Selanjutnya kekerasan semakin banyak terjadi dan lintas batas (trafficking, drug trafficking, migrasi), namun Konvensi ini saat dijadikan undang-undang terjadi miopisme atau penyempitan ruang perlindungan yang hanya melindungi warga negara tersebut dibanding melindungi perempuan lintas batas.
Komnas Perempuan juga melihat semakin minimnya sosialisasi substansi CEDAW atau UU RI No. 7 Tahun 1984 kepada aparatus negara maupun publik sebagai prinsip hak konstitusional perempuan sebagai manusia dan warga Negara, belum optimalnya pengawalan yang sistemik dan sistematik atas rekomendasi komite CEDAW, keterlambatan laporan RI kepada Komite CEDAW adalah kelengahan tanggung jawab moral Indonesia pada mekanisme HAM internasional dan potensial jadi preseden bagi negara-negara lainnya.
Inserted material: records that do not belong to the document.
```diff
@@ -272,6 +281,25 @@
 }
 static bool mx8_layer(const y2_ctx* c, int l, int training) {
     return !training && !c->bound_training && mx8_shape(c, l);
+}
+
+static bool pw_speed_ok(int cin, int cout, int W);
+static bool pw_pair(const y2_ctx* c, int l) {
+    static const bool no_pw = getenv("Y2_NO_PW_FUSE") != nullptr;
+    static const int pw_min_m = getenv("Y2_PW_MIN_M") ? atoi(getenv("Y2_PW_MIN_M")) : 384 * 8;
+    static const bool pw_all = getenv("Y2_PW_ALL") != nullptr;
+    if (no_pw) return false;
+    if (l < 1 || (c->dtype != 1 && c->dtype != 2) || c->fp8 || !c->bound_training) return false;
+    const Layer &y = c->L[l], &z = c->L[l - 1];
+    if (y.k != 1 || y.cout < 64 || z.first3 || z.pool != 0 || z.ldy != y.cin_s || z.cout != z.ldy) return false;
+    if ((l - 1 < c->core_layers) != (l < c->core_layers)) return false;
+    if (y.M < pw_min_m || !(pw_all || pw_speed_ok(y.cin, y.cout, y.W))) return false;
+    const ConvPlan f = plan_conv(c->dtype, fwd_args(c, l, true, FOLD_NONE, true));
+    return f.kind == CK_PW && (size_t)f.records <= c->part_rows;
+}
+static bool pw_speed_ok(int cin, int cout, int W) {
+    (void)W;
+    return (cin == 256 && cout == 128) || (cin == 512 && cout == 256);
 }
 
 static NetPlan plan_net(const y2_ctx* c, int train_core, int train_head, int layer_lo, int layer_hi) {
@@ -316,6 +344,16 @@
             if (p.fold != FOLD_NONE && plan_conv(c->dtype, fwd_args(c, l, false, p.fold)).filter_layout != y.wf_frag)
                 p.fold = FOLD_NONE;
             p.apply = p.fold != FOLD_NONE ? FA_NONE : FA_ACT;
+            if (p.fold == FOLD_NONE && y.pw) {
+                LayerPlan& q = n.L[l - 1];
+                const ConvPlan f = plan_conv(c->dtype, fwd_args(c, l, p.stats == FS_CONV, FOLD_NONE, true));
+                if ((q.apply == FA_ACT || q.apply == FA_FIN_ACT) && q.out == OUT_NEXT && !q.mx8 && f.kind == CK_PW &&
+                    f.filter_layout == y.wf_frag) {
+                    p.pw = true;
+                    if (p.stats == FS_CONV) p.P = f.records;
+                    q.apply = FA_NEXT_PW;
+                }
+            }
         }
         if (p.apply == FA_ACT && (p.stats == FS_CONV || p.stats == FS_SUB) && !no_fin_fuse &&
             (p.out == OUT_NEXT || p.out == OUT_EXT) && p.P >= 1 && p.P <= kBnFinPmax && y.ldy % kBnSlab == 0 &&
@@ -705,7 +743,8 @@
         p.taps = y.k * y.k; p.Cin = y.cin; p.Cout = y.cout; p.Cout_pad = y.cout_pad; p.Kc = y.cin_s;
         p.Cin_pad = y.cin_pad; p.Cdy = y.ldy;
         const int split = dtype_split(c->dtype) ? 1 : 0;
-        p.wf_frag = y.wf_frag = plan_conv(c->dtype, fwd_args(c, (int)l, false, FOLD_NONE)).filter_layout;
+        y.pw = pw_pair(c, (int)l);
+        p.wf_frag = y.wf_frag = plan_conv(c->dtype, fwd_args(c, (int)l, false, FOLD_NONE, y.pw)).filter_layout;
         p.wd_frag = y.wd_frag = plan_conv(dgrad_dtype(c, (int)l), dgrad_args(c, (int)l, false, false)).filter_layout;
         pack_layer_plan(p, nb, split ? 2 : (int)c->sz());
         nb += p.wf_blocks + p.wd_blocks;
@@ -974,7 +1013,7 @@
                 HIPCHK(launch_conv_mx8(0, a, x8s + gs.base_off(1), (const uint8_t*)(c->ws + y.w8s), p.out8 ? &qo : nullptr, s));
             } else {
                 PROF(CAT_CONV_FWD);
-                HIPCHK(launch_conv(c->dtype, fwd_args(c, l, p.stats == FS_CONV, p.fold), s, y.wf_frag));
+                HIPCHK(launch_conv(c->dtype, fwd_args(c, l, p.stats == FS_CONV, p.fold, p.pw), s, y.wf_frag));
             }
             if (p.stats == FS_SUB) {
                 PROF(CAT_BN_FWD);
@@ -1006,6 +1045,7 @@
         } else if (p.stats != FS_MOVING && p.apply != FA_FIN_ACT) {
             HIPCHK(launch_bn_finalize(f, s));
         }
+        if (p.apply == FA_NEXT_PW) continue;
         if (p.apply == FA_CONV1_POOL) {
             Conv1PoolArgs q{};
             q.x4 = xin; q.w = c->ws + y.wf; q.y = c->ws + y.y; q.bias = c->params + y.pb;
@@ -1330,6 +1370,9 @@
         const float* src[4] = {stat + 2 * y.ldy, stat + 3 * y.ldy, stat, stat + y.ldy};
         for (int k = 0; k < 4; ++k)
             HIPCHK(hipMemcpyAsync(dst + (size_t)k * y.cout, src[k], (size_t)y.cout * sizeof(float), hipMemcpyDeviceToDevice, s));
+    } else if (what == 4) {
+        if (!c->fwd_saved) return fail(Y2_ERR_STATE, "run y2_forward first");
+        HIPCHK(launch_fill(dst, 1, c->fwd.L[l].pw ? 1.0f : 0.0f, s));
     } else {
         return fail(Y2_ERR_ARG, "unknown selector");
     }
diff --git a/tensorflow_yolo2_amd/engine.py b/tensorflow_yolo2_amd/engine.py
--- a/tensorflow_yolo2_amd/engine.py
+++ b/tensorflow_yolo2_amd/engine.py
@@ -309,6 +309,11 @@
         eps = self.bn_eps
         return {"mean": a[0], "invstd": a[1], "scale": a[2], "shift": a[3], "var": 1.0 / (a[1] * a[1]) - eps}
 
+    def forward_fused(self, layer):
+        t = torch.empty((1,), dtype=torch.float32, device=self.device)
+        check(self.lib.y2_debug_read(self.h, layer, 4, _ptr(t), _stream()))
+        return bool(t.item() == 1.0)
+
     def debug_read(self, layer, what):
         k, ci, co, _ = self.spec[layer]
         info = (C.c_int * 8)()
```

Terkait isu kekerasan terhadap perempuan dan untuk memastikan pelaksanaan mandat CEDAW oleh Pemerintah dalam memberikan perlindungan korban, maka Komnas Perempuan bersama mitra-mitranya membuka akses dan mengolahnya menjadi temuan-temuan penting:
1. Pelaporan Januari-Juni 2017 yang diterima Komnas Perempuan mencapai angka 646 kasus, di mana 90% (584) adalah kasus kekerasan berbasis gender dan sebanyak 10% (62 kasus) adalah kasus yang tidak berbasis gender dan hanya meminta informasi tentang lembaga Komnas Perempuan atau tentang kekerasan terhadap perempuan. Pelaporan pada umumnya dilakukan karena korban menemui kemandekan dalam upaya penanganan kasus-nya dan korban tidak mendapatkan respon yang semestinya guna memulihkannya
2. Kasus kekerasan yang dilaporkan kepada Komnas Perempuan didominasi oleh kekerasan dalam relasi personal yang mencapai 74% (433 kasus) dari total 584 kasus. Kekerasan di komunitas mencapai angka 17% (101 kasus) dan 9% (50 kasus) adalah kekerasan di ranah negara
3. Pelaporan atas Kasus KDRT selalu tertinggi (74%) dimana kekerasan terhadap istri mendominasi sebesar 298 (68%), 50 kasus KDP (11%) dan kasus kekerasan oleh mantan suami sebanyak 29 kasus (6%), sementara kekerasan terhadap anak perempuan sebanyak 26 kasus (6%). Kasus kekerasan yang rumit adalah kekerasan yang mengapit kekerasan dalam relasi perkawinan, yaitu kekerasan dalam pacaran dan kekerasan paska perceraian oleh mantan suami maupun keluarganya yang selalu dipisahkan dari relasi dalam rumah tangga. Padahal fakta KDRT tetap berlanjut, sekalipun telah terjadi perceraian, dimana pelaku adalah mantan suami, seperti dalam kasus perebutan hak asuh anak, nafkah, pemotongan atau penelantaran hak mantan isteri dan kekerasan lainnya
4. Pengaduan kekerasan di ranah komunitas menempatkan perkosaan sebagai salah satu bentuk dari kekerasan seksual yang mendominasi, dengan persentase sebanyak 32% atau sebanyak 33 kasus, berikutnya adalah kekerasan di tempat kerja sebanyak 21% (22 kasus), kekerasan di tempat umum sebanyak 8% (9 kasus) dan 7% kasus pelecehan seksual (8%). Pengetahuan kekerasan seksual tetap pada jenis perkosaan dan pelecehan seksual. Keberanian melaporkan kekerasan seksual di tempat kerja ke Komnas Perempuan juga sudah mulai terlihat, seperti kasus BN yang dikriminalkan ketika mencoba mengungkapkan kasus kekerasan seksual yang menimpanya
5. Kekerasan di ranah negara yang diadukan ke Komnas Perempuan berjumlah 50 kasus diantaranya yang menonjol adalah kasus kekerasan terhadap perempuan dalam konflik Sumber Daya Alam yang diantaranya juga mengalami kekerasan seksual, kekerasan dalam konteks beragama dan berkeyakinan, kekerasan dalam penggusuran karena tata ruang dan tata bangun, kekerasan terhadap minoritas seksual, diskriminasi terhadap perempuan di bidang politik atau politisasi tubuh perempuan untuk politik, dan sebagainya. Selain itu kekerasan cyber, femicida (pembunuhan perempuan karena dia perempuan juga minim terlaporkan resmi)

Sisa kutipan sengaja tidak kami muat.